**Problem description**
What is the number of lines in the following data that contain "numel"? Answer with the number alone.

**Stored data**
------------------------------------------------------------------------

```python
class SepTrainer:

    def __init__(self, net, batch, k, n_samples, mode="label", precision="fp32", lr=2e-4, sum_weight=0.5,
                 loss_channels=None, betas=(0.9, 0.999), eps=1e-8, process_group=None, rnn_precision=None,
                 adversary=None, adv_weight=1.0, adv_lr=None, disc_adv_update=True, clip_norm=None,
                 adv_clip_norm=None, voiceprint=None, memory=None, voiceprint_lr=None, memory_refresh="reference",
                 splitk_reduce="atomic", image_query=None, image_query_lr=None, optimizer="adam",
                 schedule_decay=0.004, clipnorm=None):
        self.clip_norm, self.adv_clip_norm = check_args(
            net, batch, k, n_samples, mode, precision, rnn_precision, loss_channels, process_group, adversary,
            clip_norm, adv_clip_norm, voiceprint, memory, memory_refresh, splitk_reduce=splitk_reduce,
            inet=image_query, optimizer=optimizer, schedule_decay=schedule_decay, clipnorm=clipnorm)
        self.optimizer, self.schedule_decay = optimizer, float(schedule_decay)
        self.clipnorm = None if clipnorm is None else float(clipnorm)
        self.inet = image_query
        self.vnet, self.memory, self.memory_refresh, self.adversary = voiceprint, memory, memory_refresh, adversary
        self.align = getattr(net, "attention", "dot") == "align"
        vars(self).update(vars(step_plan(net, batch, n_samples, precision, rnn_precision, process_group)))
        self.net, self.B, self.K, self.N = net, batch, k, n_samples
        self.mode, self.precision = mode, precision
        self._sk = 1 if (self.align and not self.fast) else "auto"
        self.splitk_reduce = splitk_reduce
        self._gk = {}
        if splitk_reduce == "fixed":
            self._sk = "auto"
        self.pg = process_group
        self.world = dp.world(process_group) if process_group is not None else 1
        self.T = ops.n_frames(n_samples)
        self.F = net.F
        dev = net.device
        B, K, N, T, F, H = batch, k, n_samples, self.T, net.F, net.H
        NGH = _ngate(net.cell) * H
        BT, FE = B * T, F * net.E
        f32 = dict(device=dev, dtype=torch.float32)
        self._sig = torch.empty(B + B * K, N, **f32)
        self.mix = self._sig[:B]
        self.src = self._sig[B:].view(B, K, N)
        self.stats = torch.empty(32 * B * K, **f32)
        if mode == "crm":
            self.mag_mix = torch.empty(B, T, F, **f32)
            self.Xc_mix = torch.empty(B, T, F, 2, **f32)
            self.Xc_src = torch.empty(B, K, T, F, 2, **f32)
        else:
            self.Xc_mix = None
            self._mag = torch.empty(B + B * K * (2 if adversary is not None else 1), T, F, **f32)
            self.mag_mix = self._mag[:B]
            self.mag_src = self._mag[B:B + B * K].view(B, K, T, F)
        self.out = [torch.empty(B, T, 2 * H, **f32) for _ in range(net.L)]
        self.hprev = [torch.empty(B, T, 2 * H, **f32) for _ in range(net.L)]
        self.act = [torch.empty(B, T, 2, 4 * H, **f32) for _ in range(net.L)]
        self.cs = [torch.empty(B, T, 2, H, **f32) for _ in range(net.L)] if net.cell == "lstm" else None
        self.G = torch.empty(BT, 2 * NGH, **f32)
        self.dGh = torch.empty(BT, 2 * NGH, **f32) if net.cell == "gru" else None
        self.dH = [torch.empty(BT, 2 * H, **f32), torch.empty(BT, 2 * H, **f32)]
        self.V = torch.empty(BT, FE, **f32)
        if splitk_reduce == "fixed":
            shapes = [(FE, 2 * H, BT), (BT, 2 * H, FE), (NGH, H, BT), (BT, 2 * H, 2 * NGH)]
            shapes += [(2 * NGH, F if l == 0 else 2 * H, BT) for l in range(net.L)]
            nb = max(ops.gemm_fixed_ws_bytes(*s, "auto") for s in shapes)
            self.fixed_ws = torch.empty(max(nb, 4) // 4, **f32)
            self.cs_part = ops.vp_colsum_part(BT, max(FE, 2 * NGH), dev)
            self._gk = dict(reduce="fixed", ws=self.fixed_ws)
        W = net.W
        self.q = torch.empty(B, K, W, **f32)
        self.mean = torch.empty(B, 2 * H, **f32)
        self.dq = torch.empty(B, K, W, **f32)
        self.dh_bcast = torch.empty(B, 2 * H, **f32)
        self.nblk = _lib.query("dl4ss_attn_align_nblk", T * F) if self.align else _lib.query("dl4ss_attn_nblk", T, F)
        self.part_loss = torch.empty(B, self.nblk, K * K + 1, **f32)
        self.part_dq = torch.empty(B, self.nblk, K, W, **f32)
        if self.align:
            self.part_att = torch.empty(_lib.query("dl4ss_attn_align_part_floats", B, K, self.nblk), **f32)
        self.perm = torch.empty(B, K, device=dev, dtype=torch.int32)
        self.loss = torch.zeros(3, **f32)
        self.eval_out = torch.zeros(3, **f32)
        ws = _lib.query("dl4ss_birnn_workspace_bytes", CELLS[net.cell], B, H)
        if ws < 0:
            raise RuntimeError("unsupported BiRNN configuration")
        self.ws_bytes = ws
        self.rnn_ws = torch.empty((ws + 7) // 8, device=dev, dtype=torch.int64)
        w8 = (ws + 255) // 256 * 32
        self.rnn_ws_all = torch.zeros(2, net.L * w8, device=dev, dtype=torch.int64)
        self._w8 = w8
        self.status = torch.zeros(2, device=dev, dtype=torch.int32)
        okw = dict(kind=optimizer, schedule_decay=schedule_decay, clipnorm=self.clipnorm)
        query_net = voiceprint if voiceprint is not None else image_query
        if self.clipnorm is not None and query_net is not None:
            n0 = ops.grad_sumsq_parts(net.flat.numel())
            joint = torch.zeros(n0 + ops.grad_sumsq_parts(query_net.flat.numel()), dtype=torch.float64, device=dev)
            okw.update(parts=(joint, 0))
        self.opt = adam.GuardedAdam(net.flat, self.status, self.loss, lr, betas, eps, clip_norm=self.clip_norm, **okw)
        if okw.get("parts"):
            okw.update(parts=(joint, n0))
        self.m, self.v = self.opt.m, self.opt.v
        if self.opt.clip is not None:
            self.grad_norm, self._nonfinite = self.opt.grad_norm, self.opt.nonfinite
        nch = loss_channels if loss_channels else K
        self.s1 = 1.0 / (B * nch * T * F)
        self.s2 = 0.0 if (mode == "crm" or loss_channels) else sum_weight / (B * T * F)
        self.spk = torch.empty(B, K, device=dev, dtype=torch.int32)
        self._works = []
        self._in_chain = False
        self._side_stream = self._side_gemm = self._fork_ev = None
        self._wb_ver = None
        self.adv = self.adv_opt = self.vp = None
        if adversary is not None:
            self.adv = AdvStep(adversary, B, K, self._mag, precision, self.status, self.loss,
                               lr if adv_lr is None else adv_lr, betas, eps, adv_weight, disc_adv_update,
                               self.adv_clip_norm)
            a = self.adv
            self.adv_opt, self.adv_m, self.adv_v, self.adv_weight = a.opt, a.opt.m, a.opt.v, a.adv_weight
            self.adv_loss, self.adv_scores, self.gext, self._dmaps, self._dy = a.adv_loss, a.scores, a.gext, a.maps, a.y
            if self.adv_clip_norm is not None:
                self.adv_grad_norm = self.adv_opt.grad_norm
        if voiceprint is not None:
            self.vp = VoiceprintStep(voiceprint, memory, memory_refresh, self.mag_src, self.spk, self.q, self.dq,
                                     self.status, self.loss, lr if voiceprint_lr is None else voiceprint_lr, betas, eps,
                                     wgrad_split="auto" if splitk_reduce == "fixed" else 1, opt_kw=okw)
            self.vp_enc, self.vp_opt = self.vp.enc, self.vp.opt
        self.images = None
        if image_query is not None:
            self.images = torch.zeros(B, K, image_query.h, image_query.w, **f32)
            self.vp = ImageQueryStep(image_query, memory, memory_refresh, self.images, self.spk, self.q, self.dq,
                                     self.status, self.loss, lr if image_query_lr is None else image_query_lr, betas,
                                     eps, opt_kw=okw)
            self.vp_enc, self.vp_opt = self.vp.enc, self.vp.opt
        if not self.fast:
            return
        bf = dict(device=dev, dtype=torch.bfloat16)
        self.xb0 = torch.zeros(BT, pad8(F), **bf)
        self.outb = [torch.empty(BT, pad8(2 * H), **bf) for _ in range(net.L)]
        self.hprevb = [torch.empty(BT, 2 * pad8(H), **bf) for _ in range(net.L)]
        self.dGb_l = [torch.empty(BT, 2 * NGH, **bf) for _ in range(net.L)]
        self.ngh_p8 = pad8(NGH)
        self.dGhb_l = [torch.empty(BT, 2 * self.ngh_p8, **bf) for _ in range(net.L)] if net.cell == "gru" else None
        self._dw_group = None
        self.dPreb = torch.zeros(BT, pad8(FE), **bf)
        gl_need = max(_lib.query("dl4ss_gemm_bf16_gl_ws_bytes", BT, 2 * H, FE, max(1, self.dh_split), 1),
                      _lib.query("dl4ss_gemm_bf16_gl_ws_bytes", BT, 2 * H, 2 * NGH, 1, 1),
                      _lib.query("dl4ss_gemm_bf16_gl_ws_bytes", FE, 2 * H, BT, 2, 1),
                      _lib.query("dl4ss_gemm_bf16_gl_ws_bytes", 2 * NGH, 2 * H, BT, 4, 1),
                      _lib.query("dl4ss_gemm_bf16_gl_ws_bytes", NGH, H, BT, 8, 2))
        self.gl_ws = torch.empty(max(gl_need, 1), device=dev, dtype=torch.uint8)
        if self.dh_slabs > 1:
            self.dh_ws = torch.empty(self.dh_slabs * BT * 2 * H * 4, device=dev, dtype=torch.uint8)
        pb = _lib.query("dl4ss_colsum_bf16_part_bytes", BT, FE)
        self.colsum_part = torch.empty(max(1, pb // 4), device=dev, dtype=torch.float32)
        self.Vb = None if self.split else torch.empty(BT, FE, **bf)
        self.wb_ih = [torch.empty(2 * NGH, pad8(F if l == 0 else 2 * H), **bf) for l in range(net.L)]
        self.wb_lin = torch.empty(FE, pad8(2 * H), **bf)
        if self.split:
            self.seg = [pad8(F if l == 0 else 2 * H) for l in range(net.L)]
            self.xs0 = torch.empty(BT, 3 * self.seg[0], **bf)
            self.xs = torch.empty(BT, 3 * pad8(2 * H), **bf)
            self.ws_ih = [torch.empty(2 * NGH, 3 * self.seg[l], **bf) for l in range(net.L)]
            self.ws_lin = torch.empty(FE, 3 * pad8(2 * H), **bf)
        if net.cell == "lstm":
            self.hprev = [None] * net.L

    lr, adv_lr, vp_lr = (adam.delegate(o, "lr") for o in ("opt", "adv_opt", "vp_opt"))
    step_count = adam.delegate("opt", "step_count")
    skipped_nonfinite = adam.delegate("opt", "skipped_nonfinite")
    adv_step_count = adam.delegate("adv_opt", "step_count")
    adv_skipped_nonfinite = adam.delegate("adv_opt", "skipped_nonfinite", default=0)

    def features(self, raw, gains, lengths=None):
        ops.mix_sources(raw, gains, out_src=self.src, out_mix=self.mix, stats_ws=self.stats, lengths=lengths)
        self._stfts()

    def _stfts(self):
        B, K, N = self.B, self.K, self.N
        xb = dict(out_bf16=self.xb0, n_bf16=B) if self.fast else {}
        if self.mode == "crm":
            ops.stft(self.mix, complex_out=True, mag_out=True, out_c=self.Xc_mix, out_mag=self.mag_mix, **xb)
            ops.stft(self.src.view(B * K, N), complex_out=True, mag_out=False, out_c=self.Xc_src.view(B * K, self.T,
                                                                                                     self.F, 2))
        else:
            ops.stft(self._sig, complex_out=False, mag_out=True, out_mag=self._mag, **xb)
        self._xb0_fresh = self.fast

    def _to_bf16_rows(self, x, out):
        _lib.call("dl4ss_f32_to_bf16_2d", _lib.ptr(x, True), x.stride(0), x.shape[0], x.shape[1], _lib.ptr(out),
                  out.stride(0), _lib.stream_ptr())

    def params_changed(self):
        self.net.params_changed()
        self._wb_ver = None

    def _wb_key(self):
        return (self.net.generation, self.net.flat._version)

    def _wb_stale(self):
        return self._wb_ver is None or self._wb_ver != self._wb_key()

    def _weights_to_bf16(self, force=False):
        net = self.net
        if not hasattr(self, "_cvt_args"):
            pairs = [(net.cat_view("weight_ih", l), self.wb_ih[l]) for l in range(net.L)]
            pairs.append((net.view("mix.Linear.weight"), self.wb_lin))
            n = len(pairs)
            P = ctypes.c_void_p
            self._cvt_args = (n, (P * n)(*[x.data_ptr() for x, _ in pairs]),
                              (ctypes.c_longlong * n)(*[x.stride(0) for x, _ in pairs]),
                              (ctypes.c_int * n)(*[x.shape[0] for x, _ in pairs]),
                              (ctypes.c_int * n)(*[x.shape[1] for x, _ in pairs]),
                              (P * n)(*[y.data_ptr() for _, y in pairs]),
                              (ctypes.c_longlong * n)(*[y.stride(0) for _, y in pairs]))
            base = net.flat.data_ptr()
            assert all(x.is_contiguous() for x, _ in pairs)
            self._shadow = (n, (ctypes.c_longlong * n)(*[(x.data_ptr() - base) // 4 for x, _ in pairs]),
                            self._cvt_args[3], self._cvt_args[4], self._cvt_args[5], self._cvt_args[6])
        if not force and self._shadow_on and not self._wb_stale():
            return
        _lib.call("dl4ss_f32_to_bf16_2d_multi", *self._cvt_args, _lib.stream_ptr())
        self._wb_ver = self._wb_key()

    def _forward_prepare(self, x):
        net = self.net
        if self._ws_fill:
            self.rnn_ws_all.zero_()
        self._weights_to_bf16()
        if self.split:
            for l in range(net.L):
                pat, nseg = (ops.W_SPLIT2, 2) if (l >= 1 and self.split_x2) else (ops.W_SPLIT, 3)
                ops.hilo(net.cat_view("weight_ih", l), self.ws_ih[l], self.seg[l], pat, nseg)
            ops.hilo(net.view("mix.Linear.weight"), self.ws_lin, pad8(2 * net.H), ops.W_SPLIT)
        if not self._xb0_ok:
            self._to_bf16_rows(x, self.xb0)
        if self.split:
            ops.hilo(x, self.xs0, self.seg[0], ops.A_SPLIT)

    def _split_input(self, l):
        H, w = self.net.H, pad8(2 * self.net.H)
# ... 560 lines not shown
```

------------------------------------------------------------------------

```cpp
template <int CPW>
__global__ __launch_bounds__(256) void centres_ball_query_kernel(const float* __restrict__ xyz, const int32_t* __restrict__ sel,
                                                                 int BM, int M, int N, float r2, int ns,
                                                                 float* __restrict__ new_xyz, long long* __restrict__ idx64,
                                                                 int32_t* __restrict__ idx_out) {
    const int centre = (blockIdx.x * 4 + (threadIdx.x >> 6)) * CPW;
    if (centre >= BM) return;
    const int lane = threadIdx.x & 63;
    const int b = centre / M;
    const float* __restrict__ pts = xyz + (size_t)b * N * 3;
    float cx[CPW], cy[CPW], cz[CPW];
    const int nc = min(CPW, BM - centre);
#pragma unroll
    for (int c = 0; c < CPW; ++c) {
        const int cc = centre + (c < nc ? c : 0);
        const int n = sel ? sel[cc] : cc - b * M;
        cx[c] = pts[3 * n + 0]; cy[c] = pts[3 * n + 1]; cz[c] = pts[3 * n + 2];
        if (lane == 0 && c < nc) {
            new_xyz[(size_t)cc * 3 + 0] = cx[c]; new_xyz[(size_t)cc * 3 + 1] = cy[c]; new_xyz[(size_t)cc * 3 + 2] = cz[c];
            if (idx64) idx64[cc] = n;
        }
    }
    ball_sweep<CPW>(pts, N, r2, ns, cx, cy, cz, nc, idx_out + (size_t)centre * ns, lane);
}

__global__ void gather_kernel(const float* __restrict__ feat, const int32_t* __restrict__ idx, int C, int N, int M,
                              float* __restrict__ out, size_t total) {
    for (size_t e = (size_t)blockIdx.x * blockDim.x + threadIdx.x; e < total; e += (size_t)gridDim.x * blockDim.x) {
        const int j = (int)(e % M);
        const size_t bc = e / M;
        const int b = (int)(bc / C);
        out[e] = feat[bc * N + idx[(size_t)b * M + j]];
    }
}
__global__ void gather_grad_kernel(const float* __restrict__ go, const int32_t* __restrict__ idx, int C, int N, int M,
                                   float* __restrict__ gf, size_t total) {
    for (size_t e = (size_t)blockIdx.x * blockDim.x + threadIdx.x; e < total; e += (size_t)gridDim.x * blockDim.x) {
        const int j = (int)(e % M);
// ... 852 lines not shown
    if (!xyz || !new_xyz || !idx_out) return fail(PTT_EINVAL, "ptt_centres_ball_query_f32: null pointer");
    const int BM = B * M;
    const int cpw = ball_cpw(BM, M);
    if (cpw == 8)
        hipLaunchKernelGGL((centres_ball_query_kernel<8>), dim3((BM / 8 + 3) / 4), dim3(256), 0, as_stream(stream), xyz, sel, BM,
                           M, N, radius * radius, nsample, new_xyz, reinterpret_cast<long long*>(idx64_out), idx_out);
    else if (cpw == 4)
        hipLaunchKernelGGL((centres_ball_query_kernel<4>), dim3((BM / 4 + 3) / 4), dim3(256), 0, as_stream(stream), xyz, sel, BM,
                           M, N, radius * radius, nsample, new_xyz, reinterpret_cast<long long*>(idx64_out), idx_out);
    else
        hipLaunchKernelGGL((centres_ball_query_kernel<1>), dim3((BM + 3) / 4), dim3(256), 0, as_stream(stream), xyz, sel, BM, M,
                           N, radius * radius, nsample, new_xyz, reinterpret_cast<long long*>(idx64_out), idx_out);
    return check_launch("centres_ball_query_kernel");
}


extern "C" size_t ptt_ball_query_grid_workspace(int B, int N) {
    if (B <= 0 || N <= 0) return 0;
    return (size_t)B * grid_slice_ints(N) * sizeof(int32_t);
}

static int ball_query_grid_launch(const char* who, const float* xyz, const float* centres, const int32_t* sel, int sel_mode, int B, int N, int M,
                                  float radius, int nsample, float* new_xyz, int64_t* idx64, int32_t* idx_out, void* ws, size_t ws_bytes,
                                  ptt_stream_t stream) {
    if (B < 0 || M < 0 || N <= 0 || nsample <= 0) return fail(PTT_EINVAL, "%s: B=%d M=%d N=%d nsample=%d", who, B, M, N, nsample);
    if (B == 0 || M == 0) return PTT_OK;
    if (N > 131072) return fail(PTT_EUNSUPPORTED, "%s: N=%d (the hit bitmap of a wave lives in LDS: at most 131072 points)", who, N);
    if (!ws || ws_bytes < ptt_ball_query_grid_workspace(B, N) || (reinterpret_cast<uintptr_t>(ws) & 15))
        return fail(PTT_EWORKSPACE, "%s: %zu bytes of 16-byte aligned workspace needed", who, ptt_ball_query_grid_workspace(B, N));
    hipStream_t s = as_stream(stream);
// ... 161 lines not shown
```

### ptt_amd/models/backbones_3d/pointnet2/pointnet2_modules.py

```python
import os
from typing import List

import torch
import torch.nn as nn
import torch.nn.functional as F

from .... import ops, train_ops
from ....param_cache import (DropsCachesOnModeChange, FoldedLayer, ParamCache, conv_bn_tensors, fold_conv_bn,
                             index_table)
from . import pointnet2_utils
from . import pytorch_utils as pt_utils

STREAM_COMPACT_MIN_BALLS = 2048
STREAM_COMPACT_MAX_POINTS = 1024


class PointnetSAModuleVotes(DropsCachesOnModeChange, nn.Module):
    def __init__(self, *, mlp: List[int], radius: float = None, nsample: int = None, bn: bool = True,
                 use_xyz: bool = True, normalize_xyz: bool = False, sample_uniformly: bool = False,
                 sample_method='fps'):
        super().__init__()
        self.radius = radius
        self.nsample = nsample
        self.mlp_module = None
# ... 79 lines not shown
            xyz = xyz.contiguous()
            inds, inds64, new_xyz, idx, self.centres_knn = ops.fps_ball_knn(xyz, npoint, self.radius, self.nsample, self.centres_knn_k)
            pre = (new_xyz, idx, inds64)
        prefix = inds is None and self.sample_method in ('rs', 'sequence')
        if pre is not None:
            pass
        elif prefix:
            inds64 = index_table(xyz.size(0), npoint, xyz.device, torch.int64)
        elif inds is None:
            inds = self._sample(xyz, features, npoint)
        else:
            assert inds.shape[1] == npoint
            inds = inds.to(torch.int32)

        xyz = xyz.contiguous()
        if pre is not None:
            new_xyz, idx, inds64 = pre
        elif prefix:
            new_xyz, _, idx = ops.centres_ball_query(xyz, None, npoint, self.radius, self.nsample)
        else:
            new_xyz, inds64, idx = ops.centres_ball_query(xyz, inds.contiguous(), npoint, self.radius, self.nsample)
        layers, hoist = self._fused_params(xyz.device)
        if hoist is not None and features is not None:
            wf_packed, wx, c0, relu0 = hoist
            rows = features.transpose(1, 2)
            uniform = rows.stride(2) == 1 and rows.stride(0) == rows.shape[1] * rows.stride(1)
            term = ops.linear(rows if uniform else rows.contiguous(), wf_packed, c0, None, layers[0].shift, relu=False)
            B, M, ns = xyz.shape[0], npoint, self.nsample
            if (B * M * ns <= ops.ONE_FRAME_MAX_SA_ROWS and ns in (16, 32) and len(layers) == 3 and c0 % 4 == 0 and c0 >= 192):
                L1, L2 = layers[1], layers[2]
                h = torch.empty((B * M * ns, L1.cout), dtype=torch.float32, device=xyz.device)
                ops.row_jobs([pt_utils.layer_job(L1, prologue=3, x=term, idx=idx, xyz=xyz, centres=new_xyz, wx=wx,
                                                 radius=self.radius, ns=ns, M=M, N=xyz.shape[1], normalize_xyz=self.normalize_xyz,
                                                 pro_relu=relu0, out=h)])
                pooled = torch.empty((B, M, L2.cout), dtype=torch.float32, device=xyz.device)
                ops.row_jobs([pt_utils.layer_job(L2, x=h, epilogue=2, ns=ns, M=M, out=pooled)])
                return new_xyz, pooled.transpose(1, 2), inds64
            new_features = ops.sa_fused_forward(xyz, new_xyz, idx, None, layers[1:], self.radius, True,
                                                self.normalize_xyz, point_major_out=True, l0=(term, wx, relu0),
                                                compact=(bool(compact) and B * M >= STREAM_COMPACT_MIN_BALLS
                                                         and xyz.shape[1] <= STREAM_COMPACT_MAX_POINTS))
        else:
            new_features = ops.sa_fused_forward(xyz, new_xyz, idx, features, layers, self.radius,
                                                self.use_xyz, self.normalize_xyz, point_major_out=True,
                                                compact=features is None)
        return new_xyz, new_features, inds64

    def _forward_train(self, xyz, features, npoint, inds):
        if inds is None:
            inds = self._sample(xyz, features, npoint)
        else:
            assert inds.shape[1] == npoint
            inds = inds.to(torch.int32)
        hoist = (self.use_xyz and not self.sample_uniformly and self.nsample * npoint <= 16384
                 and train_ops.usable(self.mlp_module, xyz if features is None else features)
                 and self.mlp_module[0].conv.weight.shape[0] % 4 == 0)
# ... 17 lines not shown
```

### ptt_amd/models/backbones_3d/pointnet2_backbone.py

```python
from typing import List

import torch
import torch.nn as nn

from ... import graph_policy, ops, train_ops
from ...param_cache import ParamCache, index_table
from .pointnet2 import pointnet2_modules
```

------------------------------------------------------------------------

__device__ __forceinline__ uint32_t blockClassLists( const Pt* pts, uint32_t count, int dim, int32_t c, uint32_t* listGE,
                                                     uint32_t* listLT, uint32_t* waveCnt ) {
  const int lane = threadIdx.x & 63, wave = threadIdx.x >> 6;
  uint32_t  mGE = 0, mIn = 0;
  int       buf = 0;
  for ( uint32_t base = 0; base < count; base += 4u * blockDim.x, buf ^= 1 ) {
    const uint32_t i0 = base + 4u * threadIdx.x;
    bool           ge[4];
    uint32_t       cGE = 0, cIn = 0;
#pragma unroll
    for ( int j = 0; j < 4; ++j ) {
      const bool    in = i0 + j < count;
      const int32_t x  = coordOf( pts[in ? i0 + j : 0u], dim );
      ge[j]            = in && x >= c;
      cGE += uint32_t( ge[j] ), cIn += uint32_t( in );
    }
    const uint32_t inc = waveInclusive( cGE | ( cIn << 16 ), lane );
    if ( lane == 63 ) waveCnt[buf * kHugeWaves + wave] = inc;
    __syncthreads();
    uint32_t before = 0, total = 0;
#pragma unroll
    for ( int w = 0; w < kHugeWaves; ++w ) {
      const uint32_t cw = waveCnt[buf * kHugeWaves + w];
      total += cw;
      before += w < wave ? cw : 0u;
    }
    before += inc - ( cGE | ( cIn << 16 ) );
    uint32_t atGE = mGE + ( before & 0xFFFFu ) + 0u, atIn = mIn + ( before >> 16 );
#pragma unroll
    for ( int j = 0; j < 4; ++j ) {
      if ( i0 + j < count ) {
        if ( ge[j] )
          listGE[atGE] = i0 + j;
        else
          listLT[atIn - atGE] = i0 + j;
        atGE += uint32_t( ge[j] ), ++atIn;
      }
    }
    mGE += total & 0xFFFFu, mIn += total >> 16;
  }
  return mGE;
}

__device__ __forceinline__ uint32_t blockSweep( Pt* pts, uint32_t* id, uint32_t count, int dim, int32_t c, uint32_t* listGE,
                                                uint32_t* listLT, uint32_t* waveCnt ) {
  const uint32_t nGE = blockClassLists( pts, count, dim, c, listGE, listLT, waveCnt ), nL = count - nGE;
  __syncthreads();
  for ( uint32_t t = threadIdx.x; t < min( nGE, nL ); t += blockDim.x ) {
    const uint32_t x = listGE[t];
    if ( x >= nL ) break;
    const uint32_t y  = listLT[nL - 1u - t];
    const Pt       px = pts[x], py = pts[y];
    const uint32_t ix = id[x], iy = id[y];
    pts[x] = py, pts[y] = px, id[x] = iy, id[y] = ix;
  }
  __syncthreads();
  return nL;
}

------------------------------------------------------------------------

**Answer for the task**
2